**Exercise goal**.
Among the lines below, copy each one in which "STEADY" appears.

**Data for analysis**.
== Segment start ==

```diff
@@ -2797,8 +2802,29 @@
             int a_nchr = (int)sum_chrs.size(), a_w = winsize, a_b = sum_b;
             double *a_ld = ld, *a_d = p->d_skew.p + SKEW_FRONT;
             unsigned a_nwork = (unsigned)sum_blocks;
-            void *kargs[] = {(void *)&a_c, (void *)&a_chrs, (void *)&a_nchr, (void *)&a_w, (void *)&a_b, (void *)&a_ld, (void *)&a_d, (void *)&a_nwork};
-            e = hipLaunchKernel(fn, dim3((a_nwork + 7u) / 8u * 8u), dim3(threads), kargs, lds, s);
+            const unsigned grid = (a_nwork + LD_ORDER_XCDS - 1) / LD_ORDER_XCDS * LD_ORDER_XCDS;
+            if (p->lds.sum_occ_w != winsize) {
+                int per_cu = 0;
+                e = hipOccupancyMaxActiveBlocksPerMultiprocessor(&per_cu, fn, threads, lds);
+                if (e != hipSuccess) return fail(GARLIC_ERR_HIP, "LD finish: %s", hipGetErrorString(e));
+                p->lds.sum_occ = std::max(1, per_cu);
+                p->lds.sum_occ_w = winsize;
+            }
+            const unsigned resident = (unsigned)p->lds.sum_occ * (unsigned)std::max(1, ctx->n_cu / (int)LD_ORDER_XCDS);
+            unsigned a_chains = ld_order_chains(resident, (unsigned)sum_b, (unsigned)winsize, LD_COL_EXTRA_STEPS);
+            if (const char *env = getenv("GARLIC_LD_SUM_CHAINS")) a_chains = (unsigned)std::max(1, atoi(env));
+            if (d_started.cap < grid) {
+                if ((rc = d_started.reserve(grid))) return rc;
+                e = hipMemsetAsync(d_started.p, 0, sizeof(unsigned) * d_started.cap, s);
+                if (e != hipSuccess) return fail(GARLIC_ERR_HIP, "LD finish: %s", hipGetErrorString(e));
+                p->lds.sum_epoch = 0;
+            }
+            unsigned *a_started = d_started.p;
+            unsigned a_epoch = ++p->lds.sum_epoch;
+            if (a_epoch == 0) a_epoch = p->lds.sum_epoch = 1;
+            void *kargs[] = {(void *)&a_c, (void *)&a_chrs, (void *)&a_nchr, (void *)&a_w, (void *)&a_b, (void *)&a_ld, (void *)&a_d, (void *)&a_nwork,
+                             (void *)&a_chains, (void *)&a_started, (void *)&a_epoch};
+            e = hipLaunchKernel(fn, dim3(grid), dim3(threads), kargs, lds, s);
             if (e != hipSuccess) return fail(GARLIC_ERR_HIP, "LD finish: %s", hipGetErrorString(e));
         }
         else
diff --git a/garlic_amd/csrc/ld_kernels.hpp b/garlic_amd/csrc/ld_kernels.hpp
--- a/garlic_amd/csrc/ld_kernels.hpp
+++ b/garlic_amd/csrc/ld_kernels.hpp
@@ -2,6 +2,7 @@
 #include "lod_kernels.hpp"
 #include "tgls_math.hpp"
 #include "variant_kernels.hpp"
+#include "ld_sum_order.hpp"
 
 namespace garlic {
 
@@ -527,6 +528,8 @@
 constexpr int LD_COL_BATCH = GARLIC_LD_COL_BATCH;
 constexpr int LD_COL_NBATCH = 4;
 constexpr int LD_COL_MAX_PIECES = 5;
+constexpr unsigned LD_COL_EXTRA_STEPS = 12;
+constexpr uint64_t LD_COL_WAIT_TICKS = 2000;
 
 __device__ __forceinline__ void ld_col_wait(int n)
 {
@@ -633,10 +636,10 @@
 template <int PIECES>
 __global__ void __launch_bounds__(LD_COL_MAX_THREADS)
 ld_sum_col_kernel(const double *__restrict__ C, const LdSumChr *__restrict__ chrs, int nchr, int W, int B,
-                  double *__restrict__ ld, double *__restrict__ D, unsigned nwork)
-{
-    const unsigned per_xcd = gridDim.x >> 3;
-    const unsigned vblock = (blockIdx.x & 7u) * per_xcd + (blockIdx.x >> 3);
+                  double *__restrict__ ld, double *__restrict__ D, unsigned nwork, unsigned n_chains,
+                  unsigned *__restrict__ started, unsigned epoch)
+{
+    const unsigned vblock = ld_order_group(blockIdx.x, gridDim.x / LD_ORDER_XCDS, n_chains);
     if (vblock >= nwork) return;
     constexpr int BATCH = LD_COL_BATCH, NB = LD_COL_NBATCH, NRING = BATCH * NB, STEADY = (NB - 2) * BATCH * PIECES;
     static_assert(STEADY <= 63, "requests that can be counted");
@@ -671,8 +674,17 @@
         }
         if (req_off == ring_bytes) req_off = 0;
     };
-    if (wave == 0)
+    const int k_started = (B + BATCH - 1) / BATCH;
+    if (wave == 0) {
         for (int k = 0; k < NB - 1; k++) request_batch();
+        const unsigned pred = ld_order_predecessor(blockIdx.x, n_chains);
+        if (pred != blockIdx.x) {
+            const uint64_t give_up = wall_clock64() + LD_COL_WAIT_TICKS;
+            while (__hip_atomic_load(started + pred, __ATOMIC_RELAXED, __HIP_MEMORY_SCOPE_AGENT) != epoch &&
+                   wall_clock64() < give_up)
+                __builtin_amdgcn_s_sleep(8);
+        }
+    }
     double acc[LD_COL_B];
 #pragma unroll
     for (int q = 0; q < LD_COL_B; q++) acc[q] = 0.0;
@@ -688,6 +700,7 @@
         }
         __syncthreads();
         if (wave == 0) request_batch();
+        if (k == k_started && tl == WAVE) __hip_atomic_store(started + blockIdx.x, epoch, __ATOMIC_RELAXED, __HIP_MEMORY_SCOPE_AGENT);
         const int j0 = k * BATCH;
         double h[BATCH];
 #pragma unroll
diff --git a/garlic_amd/csrc/ld_sum_order.hpp b/garlic_amd/csrc/ld_sum_order.hpp
--- /dev/null
+++ b/garlic_amd/csrc/ld_sum_order.hpp
@@ -0,0 +1,33 @@
+#pragma once
+
+#if defined(__HIPCC__)
+#define GARLIC_LD_ORDER_HD __host__ __device__ __forceinline__
+#else
+#define GARLIC_LD_ORDER_HD inline
+#endif
+
+namespace garlic {
+
+constexpr unsigned LD_ORDER_XCDS = 8;
+
+GARLIC_LD_ORDER_HD unsigned ld_order_chains(unsigned resident, unsigned B, unsigned W, unsigned extra)
+{
+    const unsigned life = B + W - 1 + extra;
+    const unsigned n = (unsigned)(((unsigned long long)resident * B + life / 2) / life);
+    return n < 1u ? 1u : n;
+}
+
+GARLIC_LD_ORDER_HD unsigned ld_order_group(unsigned id, unsigned per_xcd, unsigned n_chains)
+{
+    const unsigned xcd = id % LD_ORDER_XCDS, x = id / LD_ORDER_XCDS;
+    const unsigned chain = x % n_chains, pos = x / n_chains;
+    const unsigned len = per_xcd / n_chains, longer = per_xcd % n_chains;
+    return xcd * per_xcd + chain * len + (chain < longer ? chain : longer) + pos;
+}
+
+GARLIC_LD_ORDER_HD unsigned ld_order_predecessor(unsigned id, unsigned n_chains)
+{
+    return id / LD_ORDER_XCDS >= n_chains ? id - LD_ORDER_XCDS * n_chains : id;
+}
+
+}
```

== Segment end ==

**Expected answer**.
     constexpr int BATCH = LD_COL_BATCH, NB = LD_COL_NBATCH, NRING = BATCH * NB, STEADY = (NB - 2) * BATCH * PIECES;
     static_assert(STEADY <= 63, "requests that can be counted");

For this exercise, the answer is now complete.